Act 2
Use our demand data to fix the shortage of craft workers in construction
Fraser Patterson, Founder & CEO, January 2026
Once we fix access to skilled construction workers, fixing the shortage itself becomes our primary focus.
Construction is indeed losing workers faster than it’s replacing them with retirements, burnout, injury and career switches outpacing successful new entrants by roughly 80,000 workers per year. This puts the industry on track, to lose ~800,000 workers over the next decade under the status quo, even before accounting for growth in construction demand.
This shortfall is often explained away as a lack of interest in physical work from younger generations who rather then learn a durable skilled craft would apparently rather spend their days staring at a blue rectangle all day. But that explanation explodes on inspection.
Interest exists at the entry point
The problem isn’t actually interest - each year, roughly 300,000–500,000 people attempt to enter construction through apprenticeships, trade schools, CTE programs, helpers, and entry-level roles. Union apprenticeship programs alone routinely receive 2–5x more applicants than available seats, and high-school trade enrollment has remained stable or grown in many regions.
The problem is that fewer than ~40% of those entrants persist long enough to become economically productive skilled workers. More than half leak out of the system before productivity, not because they lack interest, but because the early path is very fragile with structural and economic failure points.
Most skilled trades require 3–5 years to reach full productivity and during that time, employers cannot justify paying full wages before output arrives, while workers face higher physical demands, unstable hours, upfront costs (tools, transportation, certifications), and income volatility. On paper, a first-year apprentice earns about $43K on average, compared to roughly $29K in retail but in practice, upfront costs and instability more often that not erase that premium. Add to that a single bad placement, stalled project, or short-term financial shock and frequently a permanent exit ensues.

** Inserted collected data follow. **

namespace atr {

constexpr int FILTER_MAX_M = 64;
constexpr int FILTER_CERT_T = 3;
constexpr int FILTER_CERT_TW = 6;
constexpr int FILTER_BINS = 256;

struct FilterParams {
    uint64_t peq[16];
    int rows;
    int and_mode;
    uint32_t tail;
    int32_t thr_row[FILTER_MAX_M + 1];
    uint32_t cert[FILTER_CERT_T + 1];
    uint64_t cert_sub;
    uint64_t rowsel[4];
    uint32_t tailx[3];
    uint64_t cert64[FILTER_CERT_TW + 1];
};

// ... 106 lines not shown
                bool all = true;
                for (int i = 1; i <= m && all; ++i) if (i != x) all = ok(i, i < x ? o : o - 1);
                threat = all;
            }
        if (!threat) cert |= 1ull << (r - 1);
    }
    return cert;
}

inline FilterParams filter_params(const uint64_t *peq64, const uint8_t *codes, int m, int flags, bool and_mode,
                                  const int16_t *thr, int min_overlap, bool planes_path = false) {
    FilterParams fp;
    fp.rows = m; fp.and_mode = and_mode ? 1 : 0; fp.tail = 0u;
    fp.tailx[0] = fp.tailx[1] = fp.tailx[2] = 0u;
    for (int i = 0; i <= FILTER_MAX_M; ++i)
        fp.thr_row[i] = (i >= 1 && i <= m && i >= min_overlap && ((flags & ATR_STOP_WITHIN_SEQ1) || i == m)) ? (int32_t)thr[i] : -1;
    for (int c = 0; c < 16; ++c) fp.peq[c] = peq64[c];
    (void)planes_path;
    if (filter_narrow_applies(m, flags)) {
        fp.rows = FILTER_NARROW_ROWS;
        for (int c = 0; c < 16; ++c) fp.peq[c] = (peq64[c] >> (64 - m)) & 0xFFFFFFFFull;
        for (int t = 0; t < m - FILTER_NARROW_ROWS; ++t) {
            const uint32_t nib = (uint32_t)(codes[FILTER_NARROW_ROWS + t] & 15u) << (4 * (t & 7));
            if (t < 8) fp.tail |= nib; else fp.tailx[(t >> 3) - 1] |= nib;
        }
    }
    filter_overlap_certificates(codes, m, fp.rows, fp.thr_row, and_mode, fp.cert);
    filter_overlap_certificates64(codes, m, planes_path ? fp.rows : 0, fp.thr_row, and_mode, fp.cert64);
    fp.cert_sub = 0ull;
    fp.rowsel[0] = fp.rowsel[1] = fp.rowsel[2] = fp.rowsel[3] = 0ull;
    if (m <= FILTER_MAX_M && (flags & ATR_STOP_WITHIN_SEQ2) && !(flags & ATR_START_WITHIN_SEQ1) && m >= min_overlap && thr[m] >= 1) {
        const int k = (int)thr[m];
        fp.cert_sub = filter_substitution_certificate(codes, m, k, and_mode);
        if (fp.cert_sub)
            for (int i = 0; i < m; ++i) fp.rowsel[codes[i] == 1 ? 0 : codes[i] == 2 ? 1 : codes[i] == 4 ? 2 : 3] |= 1ull << i;
    }
    return fp;
}

constexpr int BAND_W = 16;
#ifndef ATR_BAND_INTERSECT
#define ATR_BAND_INTERSECT 1
#endif
ATR_DEV uint32_t window_word(int j_lo, int j_hi, bool scan, int rows, bool band) {
    return 0x80000000u | (uint32_t)j_lo | ((uint32_t)j_hi << 10) | (scan ? (1u << 20) : 0u) | ((uint32_t)rows << 21) |
           (band ? (1u << 28) : 0u);
}
ATR_DEV bool window_band(uint32_t w) { return ((w >> 28) & 1u) != 0; }
ATR_DEV int window_rows(uint32_t w) { return (int)((w >> 21) & 0x7Fu); }
ATR_DEV int window_lo(uint32_t w) { return (int)(w & 0x3FFu); }
ATR_DEV int window_hi(uint32_t w) { return (int)((w >> 10) & 0x3FFu); }
ATR_DEV bool window_scan(uint32_t w) { return ((w >> 20) & 1u) != 0; }
ATR_DEV bool window_valid(uint32_t w) { return (w >> 31) != 0; }
ATR_DEV uint32_t last_band_word(int dlo, int top, int span, int width, bool rowm) {
    return window_word(dlo, span | (width << 6), true, top, true) | (rowm ? (1u << 29) : 0u);
}
ATR_DEV int last_band_span(uint32_t w) { return window_hi(w) & 63; }
ATR_DEV int last_band_width(uint32_t w) { return window_hi(w) >> 6; }
ATR_DEV bool last_band_rowm(uint32_t w) { return ((w >> 29) & 1u) != 0; }
constexpr int BAND_BINS = 96, ROWS_BIN0 = 192;
ATR_DEV int triangle_rows(int rows, int n, int j, int k) { return rows - (n - j) + k; }
ATR_DEV bool ragged_rows_bins(bool start_within_seq1) { return !start_within_seq1; }
constexpr int TAIL_COLUMNS = 64;

constexpr int LAST_BIN0 = 32;
ATR_DEV int window_bin(uint32_t w, int m, bool by_rows) {
    const int rows = window_rows(w), start = window_lo(w) >> 3;
    if (window_band(w)) {
        if (window_scan(w)) return LAST_BIN0 + 63 - atr_min(rows, 63);
        const int wide = atr_min(7, atr_max(0, (window_hi(w) - window_lo(w) - m) >> 1));
        return (7 - wide) * 4 + atr_min(3, start >> 4);
    }
    if (rows >= m || !by_rows) return 96 + start;
    return ROWS_BIN0 + atr_min(rows, 63);
}

#ifndef ATR_HOST_EMU
__device__ __forceinline__ void fetch_peq8(const uint2 *peq, uint32_t w, uint2 (&e)[8]) {
#pragma unroll
    for (int b = 0; b < 8; ++b) {
        uint32_t off;
        if (b == 0) off = (w << 3) & 0x78u;
        else asm("v_lshrrev_b32 %0, %1, %2\n\tv_and_b32 %0, 0x78, %0" : "=v"(off) : "n"(4 * b - 3), "v"(w));
        e[b] = *(const uint2 *)((const char *)peq + off);
    }
}
#endif

struct FilterState {
    uint32_t pvl, pvh, mvl, mvh;
    int score;
    uint32_t hits;
    uint32_t nz;
    int zfirst;
    int j_first, j_last;
};

ATR_DEV int filter_row_offset(int m, bool wide) { return (wide ? 64 : 32) - m; }
ATR_DEV int filter_row_offset(int m) { return filter_row_offset(m, m > 32); }

ATR_DEV void filter_init(FilterState &F, const Uniform &u, int mf, bool wide) {
    const int off = filter_row_offset(mf, wide);
    const uint32_t low = off >= 32 ? 0u : ~0u << (off & 31);
    if (wide) { F.pvl = u.sr ? 0u : low; F.pvh = u.sr ? 0u : (off > 32 ? ~0u << (off & 31) : ~0u); }
    else { F.pvl = u.sr ? 0u : low; F.pvh = 0u; }
    F.mvl = F.mvh = 0u;
    F.score = (u.sr ? 0 : mf) - (u.k + 1);
    F.hits = F.nz = 0u;
    F.zfirst = 0;
    F.j_first = F.j_last = 0;
}
ATR_DEV void filter_init(FilterState &F, const Uniform &u, int mf) { filter_init(F, u, mf, mf > 32); }

template <bool WIDE>
ATR_DEV void filter_shift_out2(uint32_t &phl, uint32_t &phh, uint32_t &mhl, uint32_t &mhh, int &score, uint32_t &hits,
                               uint32_t &nz, uint32_t kreg) {
#ifdef ATR_HOST_EMU
    hits = (hits << 1) | ((uint32_t)score >> 31);
    nz = (nz << 1) | (uint32_t)(((uint64_t)(uint32_t)score + (uint64_t)kreg) >> 32);
    const uint32_t pout = WIDE ? phh >> 31 : phl >> 31, mout = WIDE ? mhh >> 31 : mhl >> 31;
    if (WIDE) { phh = (phh << 1) | (phl >> 31); mhh = (mhh << 1) | (mhl >> 31); }
    phl <<= 1; mhl <<= 1;
    score += (int)pout - (int)mout;
#else
    uint64_t c0, c2, c3;
    uint32_t t1, t2;
// ... 123 lines not shown
        const int hoff = off > 32 ? off - 32 : 0, hrows = mf - low_rows;
        const uint32_t q = scan(F.pvh >> hoff, F.mvh >> hoff, low_rows + 1, hrows);
        if (q != 0u) largest = low_rows + hrows - atr_ctz(q);
    }
    if (WIDE) {
        const uint64_t rows = (largest >= 64 ? ~0ull : ((1ull << largest) - 1ull)) << off;
        const uint64_t pv = ((uint64_t)F.pvh << 32) | F.pvl, mv = ((uint64_t)F.mvh << 32) | F.mvl;
        cost_of_largest = atr_popc64(pv & rows) - atr_popc64(mv & rows);
    } else {
        const uint32_t rows = (largest >= 32 ? ~0u : ((1u << largest) - 1u)) << off;
        cost_of_largest = atr_popc64((uint64_t)(F.pvl & rows)) - atr_popc64((uint64_t)(F.mvl & rows));
    }
    d_mf = d;
    row_exact = largest;
    if (tail_rule != 1)
        for (int i = mf + 1; i <= u.m; ++i)
            if ((tail_rule == 2 ? d + (i - mf) : d - (i - mf)) <= fp.thr_row[i]) { largest = i; exact = false; }
    return largest;
}

ATR_DEV uint32_t read_dword(const uint32_t *q, int nchunks, int z8);
template <class P, class DW>
ATR_DEV bool filter_tail_cmp(const P &fp, int T, int jp, DW dw) {
    const uint32_t sh = 4u * (uint32_t)(jp & 7);
    bool ok = true;
    uint32_t lo = dw(jp >> 3);
#pragma unroll
    for (int q = 0; q < FILTER_NARROW_TAIL_EXT / 8; ++q) {
        if (8 * q >= T) break;
        const uint32_t hi = dw((jp >> 3) + q + 1);
        const uint32_t w = sh ? ((lo >> sh) | (hi << (32u - sh))) : lo;
        lo = hi;
        const uint32_t tw = q == 0 ? fp.tail : fp.tailx[q >= 1 ? q - 1 : 0];
        const uint32_t x = fp.and_mode ? (w & tw) : (w ^ tw);
        const int left = T - 8 * q;
        const uint32_t ones = left >= 8 ? 0x11111111u : (0x11111111u & ((1u << (4 * left)) - 1u));
        const uint32_t nz = (x | (x >> 1) | (x >> 2) | (x >> 3)) & ones;
        ok = ok && (fp.and_mode ? nz == ones : nz == 0u);
    }
    return ok;
}
template <class P>
ATR_DEV bool filter_tail_matches(const P &fp, int T, const uint32_t *q, int nchunks, int jp) {
    return filter_tail_cmp(fp, T, jp, [&](int z) { return read_dword(q, nchunks, z); });
}

ATR_DEV uint64_t filter_cert64(const FilterParams &fp, int t) { return fp.cert64[t]; }
template <class P> ATR_DEV uint64_t filter_cert64(const P &, int) { return 0ull; }

struct FilterNoDiag { ATR_DEV_MEMBER uint64_t operator()(int) const { return ~0ull; } };

template <bool WIDE, class P, class TM, class DG = FilterNoDiag>
ATR_DEV uint32_t filter_decide_tm(const FilterState &F, const Uniform &u, const P &fp, TM tm, int n, uint32_t rec[4],
                                  int s = 0, bool have_last = true, DG dg = DG(), int pa_dlo = 0, int pa_dhi = -1) {
    const int mf = fp.rows, T = u.m - mf;
    rec[0] = 0xFFFF0000u; rec[1] = 0; rec[2] = 0; rec[3] = 0;
    if (F.zfirst != 0 && u.m >= u.min_overlap) {
        const int j = F.zfirst + T;
        if (T == 0 || (j <= n && tm(j - T))) {
            rec[0] = (uint32_t)u.m << 16;
            rec[1] = (uint32_t)(j - u.m) | ((uint32_t)j << 16);
            rec[2] = (uint32_t)u.m;
            return 0;
        }
    }
    int cost_l = 0, d_mf = 0, row_e = 0;
    bool exact_l = true;
    const int tail_rule = T == 0 ? 0 : (F.j_first == 0 || F.j_last < n - T - u.k) ? 1 : F.j_first == n ? 2 : 0;
    const int row_l = have_last ? filter_last_column<WIDE>(F, u, fp, cost_l, exact_l, tail_rule, d_mf, row_e) : 0;
    const bool lastcol = row_l != 0;
    const bool rowm = F.j_first != 0 && u.m >= u.min_overlap && !(tail_rule == 2 && d_mf + T > u.k);
    if (!lastcol && !rowm) return 0;
    if (!rowm && !u.sr && exact_l && cost_l == 0) {
        rec[0] = (uint32_t)row_l << 16;
        rec[1] = (uint32_t)(n - row_l) | ((uint32_t)n << 16);
        rec[2] = (uint32_t)row_l;
        return 0;
    }
    if (!WIDE && !rowm && !u.sr && exact_l && u.indel == 1 && cost_l >= 1 && cost_l <= FILTER_CERT_T && row_l > cost_l) {
        const int i = row_l - cost_l, off = filter_row_offset(mf, false);
        const uint32_t seg = ((1u << cost_l) - 1u) << (off + i);
        if ((F.pvl & seg) == seg && ((fp.cert[cost_l] >> i) & 1u) != 0u && n - i >= s) {
            rec[0] = (uint32_t)i << 16;
            rec[1] = (uint32_t)(n - i) | ((uint32_t)n << 16);
            rec[2] = (uint32_t)i;
            return 0;
        }
    }
    if (WIDE && !rowm && !u.sr && exact_l && u.indel == 1 && cost_l >= 1 && cost_l <= FILTER_CERT_TW && row_l > cost_l) {
        const int i = row_l - cost_l, off = filter_row_offset(mf, true);
        const uint64_t seg = ((1ull << cost_l) - 1ull) << (off + i), pv = ((uint64_t)F.pvh << 32) | F.pvl;
        if ((pv & seg) == seg && ((filter_cert64(fp, cost_l) >> i) & 1ull) != 0ull && n - i >= s) {
            rec[0] = (uint32_t)i << 16;
            rec[1] = (uint32_t)(n - i) | ((uint32_t)n << 16);
            rec[2] = (uint32_t)i;
            return 0;
        }
    }
    if (!rowm && !u.sr && exact_l && u.indel == 1) {
        const int kk = atr_min(u.k, (int)fp.thr_row[row_l]), dlo = n - row_l - kk;
        if (dlo >= s && cost_l + 2 * kk <= BAND_W - 1) return last_band_word(dlo, row_l, atr_min(cost_l, row_l - 1), cost_l + 2 * kk, false);
    }
    if (rowm && lastcol && !u.sr && u.indel == 1 && row_e != 0) {
        const int top = exact_l ? row_l : u.m, r0 = atr_max(1, row_e - cost_l);
        const int dlo = atr_min(F.j_first - mf - u.k, n - top - u.k), dhi = atr_max(F.j_last - mf + u.k, n - r0 + u.k);
        if (dlo >= s && dhi - dlo <= BAND_W - 1) return last_band_word(dlo, top, top - r0, dhi - dlo, true);
    }
    int j_lo = 0x7fffffff;
    if (rowm) j_lo = F.j_first - mf - u.k;
    if (lastcol) j_lo = atr_min(j_lo, n - row_l - ((u.indel == 1 && exact_l) ? cost_l : u.k));
    j_lo = atr_max(s, j_lo);
    bool band = rowm && !lastcol && (F.j_first - mf - u.k >= s) &&
                (F.j_last - F.j_first + 2 * u.k <= BAND_W - 1);
    int band_hi = F.j_last + T;
    const bool pa = rowm && !lastcol && !u.sr && pa_dhi >= pa_dlo && pa_dlo > s;
    if (!band && pa && pa_dhi - pa_dlo <= BAND_W - 1) {
        band = true;
        j_lo = pa_dlo;
        band_hi = pa_dhi + u.m - u.k;
    } else if (band && !u.sr && u.indel == 1 && fp.cert_sub != 0ull && ((F.j_first + F.j_last) & 1) == 0 &&
        F.j_last - F.j_first <= 2 * u.k) {
        const int xc = (F.j_first + F.j_last) >> 1, d = xc - mf, j = d + u.m;
        if (d >= s && j <= n) {
            const uint64_t mm = dg(d);
            if (mm != 0ull && (mm & (mm - 1ull)) == 0ull && (mm & fp.cert_sub) != 0ull) {
                rec[0] = (uint32_t)u.m << 16;
                rec[1] = (uint32_t)d | ((uint32_t)j << 16);
                rec[2] = (uint32_t)(u.m - 1) | (1u << 16);
                return 0;
            }
        }
    }
    if (ATR_BAND_INTERSECT && band && pa) {
        const int lo = atr_max(pa_dlo, F.j_first - mf - u.k), hi = atr_min(pa_dhi + u.m - u.k, F.j_last + T);
        if (hi - (u.m - u.k) >= lo) { j_lo = lo; band_hi = hi; }
    }
    const int j_hi = lastcol ? n : band ? band_hi : atr_min(n, F.j_last + (T ? T + u.k : 0));
    return window_word(j_lo, j_hi, lastcol, rowm ? u.m : row_l, band);
}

Crucially, today’s system treats early failure as terminal because there’s no mechanism to reassign workers who land in the wrong role or at the wrong time, and no way to buffer early economic risk. Each employer bears risk in isolation, and each worker absorbs failure personally.
Act 2 changes that system
As Skillit scales, our AI hiring infrastructure is becoming the system of record for real-time labor demand — capturing where work is happening, which roles are needed, when they’re needed, what workers are paid for which skills, and which pathways lead to the fastest route to economic productivity. This isn’t static market data; it’s live signal generated inside actual hiring workflows.
That demand data allows Skillit to expand the role of its AI agents beyond hiring coordination into workforce formation. And because Skillit sits directly inside sourcing, interviewing, offers, compliance, onboarding, and placement, early failure can be treated as a routing problem, not an exit. When a placement doesn’t work, workers are rapidly reassigned into other verified, active demand instead of being lost from the industry entirely. Idle time is minimized through sequenced placements, and mismatches are corrected early before they compound into attrition.
Over time, this same infrastructure lets us move further upstream. We can point our labor acquisition engine toward high schools, early-career entrants, second chance citizens etc. (aka people with the potential to succeed in the trades) and not just the highly skilled, job-ready workers we focus on today.
At the same time, Skillit can enable pooled economic risk across a large network of employers and workers. Rather than asking any single employer to fully underwrite the low-productivity years of an apprentice, early-career risk is spread across many hires, companies, regions, and timelines. We could also compress the cost of becoming a productive worker by using our purchasing power to lower tool costs or eliminate them entirely.
This makes it possible to stabilize early earnings, offset upfront costs, and smooth income volatility during the learning ramp, all without having to pay wages disconnected from productivity. The goal being not to shorten the path to craft mastery (a possible positive side effect for sure), but rather to help more people survive the path to it.
To put the impact of this plan into context, the status quo actually generates about 160,000 newly productive workers per year based on roughly 400,000 annual entrants and a 40% conversion rate to productivity (400,000 × 0.40 = 160,000). However, total exits from the industry (including retirements, burnout, injury, career switches, etc.) are roughly 240,000 workers per year, resulting in a net loss of 80,000 workers per year (160,000 - 240,000 = - 80,000). That means a net loss of -800,000 workers over a decade.
Now, with Skillit, we forecast our infrastructure raising conversion rates from 40% → 80% by rerouting early failures and stabilizing early economics: This means doubling the number of productive workers per year to 320,000 (400,000 × 0.80 = 320,000). Subtracting worker outflow of 240,000 we get a net gain of 80,000 workers per year (320,000 - 240,000 = + 80,000). That means a net gain of +800,000 workers over a decade.
No new interest required. No faster training assumed. No policy changes needed. Just using our demand data and repurposed agents to attract entry-level workers and maximize how many become economically productive.
Construction is only our first physical industry. The plan for Act 3 is to move into to every physical industry.